Content management isn’t easy. Dealing with a wide range and high volume of content, especially in an age of increasingly dynamic customer-facing applications, can be daunting. But analytics can provide insights that improve content management.
Even simple tools such as Google Analytics can be a strategic plus. For example, it’s not unusual for a small percentage of a site’s page hits to pull in most of the site’s traffic. Google Analytics is great way to track website traffic and determine what content is effective and what’s not. How much time viewers spend on a page is another, the keywords that brought them there and the webpages they came from are also discoverable via Google Analytics.
Those are all pretty basic metrics, but Google Analytics also offers more nuanced reports.
It can measure bounce rate, the number of viewers who leave the site after only a single page view, which can indicate that a page is not engaging. Google Analytics can also measure the geographic footprint, which indicates potential markets as traffic expands. Content managers can use geographic footprint data to parse those markets and prioritize mobile versus desktop development.

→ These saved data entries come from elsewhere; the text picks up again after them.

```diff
@@ -438,11 +454,27 @@
     def residual_layernorm_quant(self, dense_out, residual, q_dense, q_sum, ln_weight, ln_bias, ln_eps, q_out,
                                  want_idx=False):
         _need_device(dense_out, 'residual_layernorm_quant')
-        a, r = dense_out.contiguous(), residual.contiguous().to(dense_out.dtype)
+        a, r = dense_out.contiguous(), residual.contiguous()
+        if r.dtype != a.dtype:
+            r = r.to(a.dtype)
         y = torch.empty_like(a)
-        idx = torch.empty(a.shape, dtype=torch.int8, device=a.device) if want_idx else None
+        idx = a.new_empty(a.shape, dtype=torch.int8) if want_idx else None
         d = a.shape[-1]
         descs = [None if q is None else self._qdesc(*q, 1, 1) for q in (q_dense, q_sum, q_out)]
+        fc = fastcall()
+        if fc is not None and ln_eps is not None:
+            rows, code = a.numel() // d, _dtype_code(a, 'residual_layernorm_quant')
+            key = ('residual_layernorm_quant_fwd', rows, d, code, id(descs[0]), id(descs[1]), id(descs[2]),
+                   ln_weight.data_ptr(), ln_weight._version, ln_weight.dtype, ln_weight.stride(),
+                   ln_bias.data_ptr(), ln_bias._version, ln_bias.dtype, ln_bias.stride(), float(ln_eps))
+            rec = self._records.get(key)
+            if rec is None:
+                w32, b32 = ln_weight.detach().float().contiguous(), ln_bias.detach().float().contiguous()
+                qa = [0 if dsc is None else C.addressof(dsc) for dsc in descs]
+                rec = self._new_record(fc, key, (0, 0, 0, 0, rows, d, code, qa[0], qa[1], w32.data_ptr(), b32.data_ptr(),
+                                                 key[-1], qa[2], 0), (0, 1, 2, 3, 13), (descs, ln_weight, ln_bias, w32, b32))
+            _check(rec(a.data_ptr(), r.data_ptr(), y.data_ptr(), _ptr(idx), _stream()), self.lib)
+            return (y, idx) if want_idx else y
         refs = [None if dsc is None else C.byref(dsc) for dsc in descs]
         w32, b32 = ln_weight.detach().float().contiguous(), ln_bias.detach().float().contiguous()
         if ln_eps is None:
@@ -486,8 +518,18 @@
         y = torch.empty((rows, d), dtype=torch.float32, device=word.device)
         idx = torch.empty((rows, d), dtype=torch.int8, device=word.device) if want_idx else None
         descs = [None if q is None else self._qdesc(*q, 1, 1) for q in (q_sum1, q_sum2, q_out)]
+        w32, b32 = ln_weight.detach().float().contiguous(), ln_bias.detach().float().contiguous()
+        fc = fastcall()
+        if fc is not None:
+            qa = [0 if dsc is None else C.addressof(dsc) for dsc in descs]
+            rc = fc.embeddings_layernorm_quant_fwd(
+                self._entry('embeddings_layernorm_quant_fwd'), tabs[0].data_ptr(), tabs[0].shape[0], ids[0].data_ptr(),
+                tabs[1].data_ptr(), tabs[1].shape[0], ids[1].data_ptr(), tabs[2].data_ptr(), tabs[2].shape[0],
+                ids[2].data_ptr(), y.data_ptr(), _ptr(idx), rows, d, qa[0], qa[1], w32.data_ptr(), b32.data_ptr(),
+                float(ln_eps), qa[2], self._bad_ids_flag().data_ptr(), _stream())
+            _check(rc, self.lib)
+            return (y, idx) if want_idx else y
         refs = [None if dsc is None else C.byref(dsc) for dsc in descs]
-        w32, b32 = ln_weight.detach().float().contiguous(), ln_bias.detach().float().contiguous()
         rc = self.lib.tq_embeddings_layernorm_quant_fwd(
             _ptr(tabs[0]), tabs[0].shape[0], _ptr(ids[0]), _ptr(tabs[1]), tabs[1].shape[0], _ptr(ids[1]), _ptr(tabs[2]),
             tabs[2].shape[0], _ptr(ids[2]), _ptr(y), _ptr(idx), rows, d, refs[0], refs[1], _ptr(w32), _ptr(b32), float(ln_eps),
@@ -516,15 +558,29 @@
                      want_idx=False):
         _need_device(q_idx, 'attention_i8')
         B, T, D = q_idx.shape
-        rows = lambda t: t.stride(2) == 1 and t.stride(0) == T * t.stride(1) and t.stride(1) % 16 == 0
-        if not (rows(q_idx) and rows(k_idx) and rows(v_idx) and k_idx.stride() == q_idx.stride()):
+        sq, sk, sv = q_idx.stride(), k_idx.stride(), v_idx.stride()
+        if not (sk == sq and sq[2] == 1 and sq[0] == T * sq[1] and sq[1] % 16 == 0
+                and sv[2] == 1 and sv[0] == T * sv[1] and sv[1] % 16 == 0):
             q_idx, k_idx, v_idx = q_idx.contiguous(), k_idx.contiguous(), v_idx.contiguous()
-        ctx = torch.empty((B, T, D), dtype=torch.float32, device=q_idx.device)
-        ctx_idx = torch.empty((B, T, D), dtype=torch.int8, device=q_idx.device) if want_idx else None
+            sq, sv = q_idx.stride(), v_idx.stride()
+        ctx = q_idx.new_empty((B, T, D), dtype=torch.float32)
+        ctx_idx = q_idx.new_empty((B, T, D), dtype=torch.int8) if want_idx else None
         descs = [None if q is None else self._qdesc(*q, 1, 1) for q in (q_q, q_k, q_v, q_scores, q_probs, q_ctx)]
+        fc = fastcall()
+        if fc is not None:
+            key = ('attention_i8_strided_fwd', B, T, num_heads, D, sq[1], sv[1], float(denom),
+                   id(descs[0]), id(descs[1]), id(descs[2]), id(descs[3]), id(descs[4]), id(descs[5]))
+            rec = self._records.get(key)
+            if rec is None:
+                qa = [0 if dsc is None else C.addressof(dsc) for dsc in descs]
+                rec = self._new_record(fc, key, (0, 0, 0, 0, 0, B, T, num_heads, D // num_heads, key[5], key[6], 0, key[7],
+                                                 *qa, 0), (0, 1, 2, 3, 4, 11, 19), descs)
+            _check(rec(q_idx.data_ptr(), k_idx.data_ptr(), v_idx.data_ptr(), ctx.data_ptr(), _ptr(ctx_idx), _ptr(mask),
+                       _stream()), self.lib)
+            return (ctx, ctx_idx) if want_idx else ctx
         refs = [None if dsc is None else C.byref(dsc) for dsc in descs]
         rc = self.lib.tq_attention_i8_strided_fwd(_ptr(q_idx), _ptr(k_idx), _ptr(v_idx), _ptr(ctx), _ptr(ctx_idx), B, T,
-                                                  num_heads, D // num_heads, q_idx.stride(1), v_idx.stride(1), _ptr(mask),
+                                                  num_heads, D // num_heads, sq[1], sv[1], _ptr(mask),
                                                   float(denom), *refs, _stream())
         _check(rc, self.lib)
         return (ctx, ctx_idx) if want_idx else ctx
@@ -534,9 +590,25 @@
         K = x_idx.shape[-1]
         M = x_idx.numel() // K
         N = w_idx.shape[0]
-        y = torch.empty(x_idx.shape[:-1] + (N,), dtype=out_dtype, device=x_idx.device) if want_y else None
-        y_idx = torch.empty(x_idx.shape[:-1] + (N,), dtype=torch.int8, device=x_idx.device) if want_idx else None
+        shape = x_idx.shape[:-1] + (N,)
+        y = x_idx.new_empty(shape, dtype=out_dtype) if want_y else None
+        y_idx = x_idx.new_empty(shape, dtype=torch.int8) if want_idx else None
         descs = [self._qdesc(*q, 1, 1) for q in q_outs]
+        fc = fastcall()
+        if fc is not None:
+            key = ('linear_i8_grouped_fwd', w_idx.data_ptr(), _ptr(w_rowsum), None if bias is None else bias.data_ptr(),
+                   out_dtype, M, N, K, x_q[0].data_ptr(), None if x_q[1] is None else x_q[1].data_ptr(), int(x_q[2]),
+                   float(x_q[3]), _ptr(w_delta_rows), float(w_eps), int(activation),
+                   tuple([id(d) for d in descs]))
+            rec = self._records.get(key)
+            if rec is None:
+                arr = (C.c_void_p * len(descs))(*[C.addressof(d) for d in descs])
+                rec = self._new_record(fc, key, (0,) + key[1:4] + (0, 0, _DTYPES[out_dtype]) + key[5:15]
+                                       + (len(descs), C.addressof(arr), 0), (0, 4, 5, 19), (descs, arr))
+            rc = rec(x_idx.data_ptr(), y.data_ptr() if want_y else 0, y_idx.data_ptr() if want_idx else 0, _stream())
+            if rc != 0:
+                _check(rc, self.lib)
+            return y, y_idx
         arr = (C.POINTER(tq_quantizer) * len(descs))(*[C.pointer(d) for d in descs])
         rc = self.lib.tq_linear_i8_grouped_fwd(
             _ptr(x_idx), _ptr(w_idx), _ptr(w_rowsum), _ptr(bias), _ptr(y), _ptr(y_idx), _DTYPES[out_dtype], M, N, K,
@@ -607,9 +679,23 @@
         M = x_idx.numel() // K
         N = w_idx.shape[0]
         shape = x_idx.shape[:-1] + (N,)
-        y = torch.empty(shape, dtype=out_dtype, device=x_idx.device) if want_y else None
-        y_idx = torch.empty(shape, dtype=torch.int8, device=x_idx.device) if want_idx else None
+        y = x_idx.new_empty(shape, dtype=out_dtype) if want_y else None
+        y_idx = x_idx.new_empty(shape, dtype=torch.int8) if want_idx else None
         qd = None if q_out is None else self._qdesc(*q_out, 1, 1)
+        fc = fastcall()
+        if fc is not None:
+            key = ('linear_i8_stair_fwd', w_idx.data_ptr(), _ptr(w_rowsum), None if bias is None else bias.data_ptr(),
+                   out_dtype, M, N, K, x_q[0].data_ptr(), None if x_q[1] is None else x_q[1].data_ptr(), int(x_q[2]),
+                   float(x_q[3]), w_delta.data_ptr(), w_delta.numel(), float(w_eps),
+                   int(activation), id(qd), None if stair is None else stair[0].data_ptr(), 0 if stair is None else int(stair[1]))
+            rec = self._records.get(key)
+            if rec is None:
+                rec = self._new_record(fc, key, (0,) + key[1:4] + (0, 0, _DTYPES[out_dtype]) + key[5:16]
+                                       + (0 if qd is None else C.addressof(qd),) + key[17:19] + (0,), (0, 4, 5, 21), qd)
+            rc = rec(x_idx.data_ptr(), y.data_ptr() if want_y else 0, y_idx.data_ptr() if want_idx else 0, _stream())
+            if rc != 0:
+                _check(rc, self.lib)
+            return (y, y_idx) if want_idx else y
         rc = self.lib.tq_linear_i8_stair_fwd(
             _ptr(x_idx), _ptr(w_idx), _ptr(w_rowsum), _ptr(bias), _ptr(y), _ptr(y_idx), _DTYPES[out_dtype], M, N, K,
             _ptr(x_q[0]), _ptr(x_q[1]), int(x_q[2]), float(x_q[3]), _ptr(w_delta), w_delta.numel(),
```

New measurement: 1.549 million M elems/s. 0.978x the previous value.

Behavior flow is another metric available in Google Analytics. It tracks site visitors’ viewing patterns and suggests their search intent. The examination of these sources can indicate what types of advertising work best, compared to organic page views.
Google Analytics is only the beginning when it comes to analytics improving content management. Whether using Google or some other analytics tool, it is possible to automatically elevate, or reposition, popular content within a site. News websites frequently employ this strategy so that the more hits a piece of content gets, the higher up on the homepage it appears.
While not available within Google Analytics, predictive content is another valuable analytics tool in content management. Predictive content uses customer data to determine how receptive new content will be with customers. This functionality isn’t canned and generally requires a customized implementation and high interoperability in the content management system.
Predictive content tools aggregate all site traffic data over time then apply machine learning to that data. While it’s important to look at specific patterns within site traffic data, it’s even more useful to examine overall trends in site usage. For example, this analytics tool can tell you how the behaviors of viewers have subtly changed since the last time they were analyzed, as well as the trending of those changes and a deep dive into what is causing them.
Content managers can use predictive content tools to find useful insight to gauge the direction of viewer interests. It also enables them to fill the pipeline with appropriate content ahead of time, ensuring maximum viewer interest and engagement.